De alguna manera, es una suerte de paráfrasis de tantas promesas bíblicas. El señor nos habla de no estar afanosos por el día de mañana, de no preocuparnos por lo que vendrá, de disfrutar las nuevas misericordias de Dios cada mañana. Pero por alguna razón, la ansiedad nos juega una broma pesada y sin querer, nos va robando pedacitos valiosos del presente.
En estos años, he pasado momentos muy tristes, de mucha angustia, y momentos muy felices, de mucha euforia. Y ambos momentos pasaron, quedaron en algún lugar, a lo sumo, retratado en alguna fotografía. Pero no estoy interesado en vivir de recuerdos, no me gusta anclarme en las crisis ni en las victorias. No me hacen bien ni las críticas despiadadas ni los aplausos. Por esa razón, es que repaso aquella frase a diario.

En la vida real me es difícil encontrarme con el niño que fui. El aplomo y la madurez hacen que cada día me sea mas difícil reencontrarme con el. Pero uno no deja de jugar porque se hace viejo, sino que se hace viejo porque deja de jugar. Pero por lo menos, tengo la salvedad que puedo disfrutar el ahora, el presente. Veo a mis dos hijos pequeños y antes de excusarme que estoy ocupado para jugar con ellos, recuerdo que “esto también pasara” y que en algunos años ya no estarán en casa ni querrán jugar. Entonces abandono los proyectos de mañana y me dedico a mi hoy.
He decidido no pasarme el resto de la vida pensando en lo que haré en dos años. No me interesa vivir pensando que la felicidad absoluta llegara el viernes a la noche, o el sábado por la tarde. O en el verano, o la primavera. O una vez que me gradúe o cuando viaje a aquel país. O cuando me jubile o cuando crezcan mis hijos o cuando me pare ante una multitud. La felicidad no es un destino, es un trayecto. No es un lugar ideal donde uno llega un buen día, sino que un camino que vamos transitando de a poquito, con los pequeños fragmentos del hoy.
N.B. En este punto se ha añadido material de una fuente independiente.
#ifndef MBX_RL_WAVES
#define MBX_RL_WAVES __attribute__((amdgpu_waves_per_eu(THREADS == 256 ? 5 : 4)))
#endif
#ifndef MBX_FDR_UNROLL
#define MBX_FDR_UNROLL 4
#endif
#ifndef MBX_FDR_OWN_AT
#define MBX_FDR_OWN_AT 64
#endif

__device__ __forceinline__ void fdr_take(double lhs, double rhs, double& ab, double& bb, int& kb, double a, double b, int k)
{
#ifdef MBX_FDR_BRANCH
    if (__builtin_amdgcn_ballot_w64(lhs < rhs) == 0ull) return;
#endif
#ifdef MBX_FDR_SELECT
    if (lhs < rhs) { ab = a; bb = b; kb = k; }
#else
    unsigned long long saved;
    asm("s_mov_b64 %[sv], exec\n\t"
                 "v_cmpx_lt_f64_e32 %[l], %[r]\n\t"
                 "v_mov_b64 %[ab], %[a]\n\t"
                 "v_mov_b64 %[bb], %[b]\n\t"
                 "v_mov_b32 %[kb], %[k]\n\t"
                 "s_mov_b64 exec, %[sv]"
                 : [ab] "+v"(ab), [bb] "+v"(bb), [kb] "+v"(kb), [sv] "=&s"(saved)
                 : [l] "v"(lhs), [r] "v"(rhs), [a] "v"(a), [b] "v"(b), [k] "s"(k)
                 : "vcc");
#endif
}

__device__ __forceinline__ void fdr_take_neg(double dif, double& ab, double& bb, int& kb, double a, double b, int k)
{
    unsigned long long saved;
    asm("s_mov_b64 %[sv], exec\n\t"
        "v_cmpx_gt_f64_e32 0, %[d]\n\t"
        "v_mov_b64 %[ab], %[a]\n\t"
        "v_mov_b64 %[bb], %[b]\n\t"
        "v_mov_b32 %[kb], %[k]\n\t"
        "s_mov_b64 exec, %[sv]"
        : [ab] "+v"(ab), [bb] "+v"(bb), [kb] "+v"(kb), [sv] "=&s"(saved)
        : [d] "v"(dif), [a] "v"(a), [b] "v"(b), [k] "s"(k)
        : "vcc");
}
__device__ __forceinline__ void fdr_take_neg2(double dif0, double dif1, double& ab0, double& bb0, int& kb0, double& ab1, double& bb1, int& kb1,
                                              double a, double b0, double b1, int k)
{
    unsigned long long saved;
    asm("s_mov_b64 %[sv], exec\n\t"
        "v_cmpx_gt_f64_e32 0, %[d0]\n\t"
        "v_mov_b64 %[ab0], %[a]\n\t"
        "v_mov_b64 %[bb0], %[b0]\n\t"
        "v_mov_b32 %[kb0], %[k]\n\t"
        "s_mov_b64 exec, %[sv]\n\t"
        "v_cmpx_gt_f64_e32 0, %[d1]\n\t"
        "v_mov_b64 %[ab1], %[a]\n\t"
        "v_mov_b64 %[bb1], %[b1]\n\t"
        "v_mov_b32 %[kb1], %[k]\n\t"
        "s_mov_b64 exec, %[sv]"
        : [ab0] "+v"(ab0), [bb0] "+v"(bb0), [kb0] "+v"(kb0), [ab1] "+v"(ab1), [bb1] "+v"(bb1), [kb1] "+v"(kb1), [sv] "=&s"(saved)
        : [d0] "v"(dif0), [d1] "v"(dif1), [a] "v"(a), [b0] "v"(b0), [b1] "v"(b1), [k] "s"(k)
        : "vcc");
}
__device__ __forceinline__ float f64_hi_as_f32(double v) { return __int_as_float(__double2hiint(v)); }
__device__ __forceinline__ float fdr_min3_abs(float m, float x, float y)
{
    float r;
    asm("v_min3_f32 %[r], %[m], |%[x]|, |%[y]|" : [r] "=v"(r) : [m] "v"(m), [x] "v"(x), [y] "v"(y));
    return r;
}
__device__ __forceinline__ void rl_mark_copies(const RlLds& L, int NP, int D, int r)
{
    if (r > 0 && r < NP && L.NC[r] == L.NC[r - 1]) {
        bool same = true;
        for (int d = 0; d < D && same; ++d) same = L.PB[r * D + d] == L.PB[(r - 1) * D + d];
        if (same) L.NCS[r] = 1e300;
    }
}

__device__ __forceinline__ int fdr_settle(const RlLds& L, const int* __restrict__ ORDER, int D, int rk, int d, int nless, int kw, unsigned long long* cnt = nullptr)
{
    const int lane = threadIdx.x & 63;
    const double fi = L.NC[rk];
    const double pp = L.PB[rk * D + d];
    const double aw = L.NC[kw] - fi, bw = fabs(L.PB[kw * D + d] - pp) + 1e-5;
    int first_copy = 0x7fffffff;
    bool others = false;
    for (int k0 = 0; k0 < nless; k0 += 64) {
        const int k = k0 + lane;
        bool band = false, copy = false;
        if (k < nless && k != kw) {
            const double a = L.NC[k] - fi, b = fabs(L.PB[k * D + d] - pp) + 1e-5, pr = aw * b;
            band = __builtin_fma(a, bw, -pr) <= pr * -0x1p-49;
            copy = band && a == aw && b == bw;
        }
        const unsigned long long mc = __builtin_amdgcn_ballot_w64(copy), mo = __builtin_amdgcn_ballot_w64(band && !copy);
        if (mc != 0ull && first_copy == 0x7fffffff) first_copy = k0 + (int)__builtin_ctzll(mc);
        others = others || mo != 0ull;
    }
    int kbest = kw < first_copy ? kw : first_copy;
#ifdef MBX_FDR_COUNT
    if (cnt && lane == 0) atomicAdd(cnt + (others ? 5 : first_copy != 0x7fffffff ? 4 : 6), 1ull);
#endif
    if (others) {
        double qb = aw / bw;
        int ib = ORDER[kbest];
        for (int k0 = 0; k0 < nless; k0 += 64) {
            const int k = k0 + lane;
            bool cont = false;
            double qk = 0.;
            int ik = 0;
            if (k < nless && k != kw) {
                const double a = L.NC[k] - fi, b = fabs(L.PB[k * D + d] - pp) + 1e-5, pr = aw * b;
                cont = __builtin_fma(a, bw, -pr) <= pr * -0x1p-49 && !(a == aw && b == bw);
                if (cont) { qk = a / b; ik = ORDER[k]; }
            }
            unsigned long long m = __builtin_amdgcn_ballot_w64(cont);
            while (m != 0ull) {
                const int l = (int)__builtin_ctzll(m);
                m &= m - 1ull;
                const double ql = __hiloint2double(__builtin_amdgcn_readlane(__double2hiint(qk), l), __builtin_amdgcn_readlane(__double2loint(qk), l));
                const int il = __builtin_amdgcn_readlane(ik, l);
                if (ql < qb || (ql == qb && il < ib)) { qb = ql; ib = il; kbest = k0 + l; }
            }
        }
    }
    return kbest;
}

template <int W, int UN = MBX_FDR_UNROLL, bool TIE = true>
__device__ __forceinline__ bool fdr_exact(const RlLds& L, int D, int rk, int d0, int nless, int kb[W], double range = 0.)
{
#pragma unroll
    for (int q = 0; q < W; ++q) kb[q] = nless;
    if (nless <= 0) return false;
    const double fi = L.NC[rk];
    double pp[W], ab[W], bb[W];
    const double a0 = L.NC[0] - fi;
#pragma unroll
    for (int q = 0; q < W; ++q) { pp[q] = L.PB[rk * D + d0 + q]; kb[q] = 0; ab[q] = a0; bb[q] = fabs(L.PB[d0 + q] - pp[q]) + 1e-5; }
    const double* col = L.PB + d0;
    if constexpr (TIE) {
    float tiem = __int_as_float(0x7f000000);
    auto step = [&](double au, const double (&x)[W], int k) {
        double b[W], difv[W];
#pragma unroll
        for (int q = 0; q < W; ++q) b[q] = fabs(x[q] - pp[q]) + 1e-5;
#pragma unroll
        for (int q = 0; q < W; ++q) difv[q] = ab[q] * b[q];
#pragma unroll
        for (int q = 0; q < W; ++q) difv[q] = __builtin_fma(au, bb[q], -difv[q]);
        if constexpr (W == 2) fdr_take_neg2(difv[0], difv[1], ab[0], bb[0], kb[0], ab[1], bb[1], kb[1], au, b[0], b[1], k);
        else {
#pragma unroll
            for (int q = 0; q < W; ++q) fdr_take_neg(difv[q], ab[q], bb[q], kb[q], au, b[q], k);
        }
        tiem = fdr_min3_abs(tiem, f64_hi_as_f32(difv[0]), f64_hi_as_f32(difv[W - 1]));
    };
    int k = 1;
    for (; k + UN <= nless; k += UN) {
        double a[UN], x[UN][W];
#pragma unroll
        for (int u = 0; u < UN; ++u) {
            a[u] = L.NCS[k + u];
#pragma unroll
            for (int q = 0; q < W; ++q) x[u][q] = col[(k + u) * D + q];
        }
#pragma unroll
        for (int u = 0; u < UN; ++u) step(a[u] - fi, x[u], k + u);
    }
    for (; k < nless; ++k) {
        double x[W];
#pragma unroll
        for (int q = 0; q < W; ++q) x[q] = col[k * D + q];
        step(L.NCS[k] - fi, x, k);
    }
    const double thr = fabs(a0) * range * 0x1p-49;
    return !(tiem > f64_hi_as_f32(thr) * 1.0000005f);
    } else {
    int k = 1;
    for (; k + UN <= nless; k += UN) {
        double a[UN], x[UN][W];
#pragma unroll
        for (int u = 0; u < UN; ++u) {
            a[u] = L.NCS[k + u];
#pragma unroll
            for (int q = 0; q < W; ++q) x[u][q] = col[(k + u) * D + q];
        }
#pragma unroll
        for (int u = 0; u < UN; ++u) {
            const double au = a[u] - fi;
#pragma unroll
            for (int q = 0; q < W; ++q) {
                const double b = fabs(x[u][q] - pp[q]) + 1e-5;
                fdr_take(au * bb[q], ab[q] * b, ab[q], bb[q], kb[q], au, b, k + u);
            }
        }
    }
    for (; k < nless; ++k) {
        const double a = L.NCS[k] - fi;
#pragma unroll
        for (int q = 0; q < W; ++q) {
            const double b = fabs(col[k * D + q] - pp[q]) + 1e-5;
            fdr_take(a * bb[q], ab[q] * b, ab[q], bb[q], kb[q], a, b, k);
        }
    }
    return false;
    }
}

A cada lugar donde Dios me lleva, por lo menos dedico un mensaje para motivar a los jóvenes que disfruten el hoy. Pero por sobre todas las cosas, que la ansiedad de lo que todavía no tienen o no han vivido, no les robe lo que ya tienen en sus manos, que nunca es poco. Por mi parte, estoy más que feliz con lo que Dios nos ha regalado en estos años. Pero tengo muy en claro, por sobre todas las cosas, que aun “Esto también pasara”.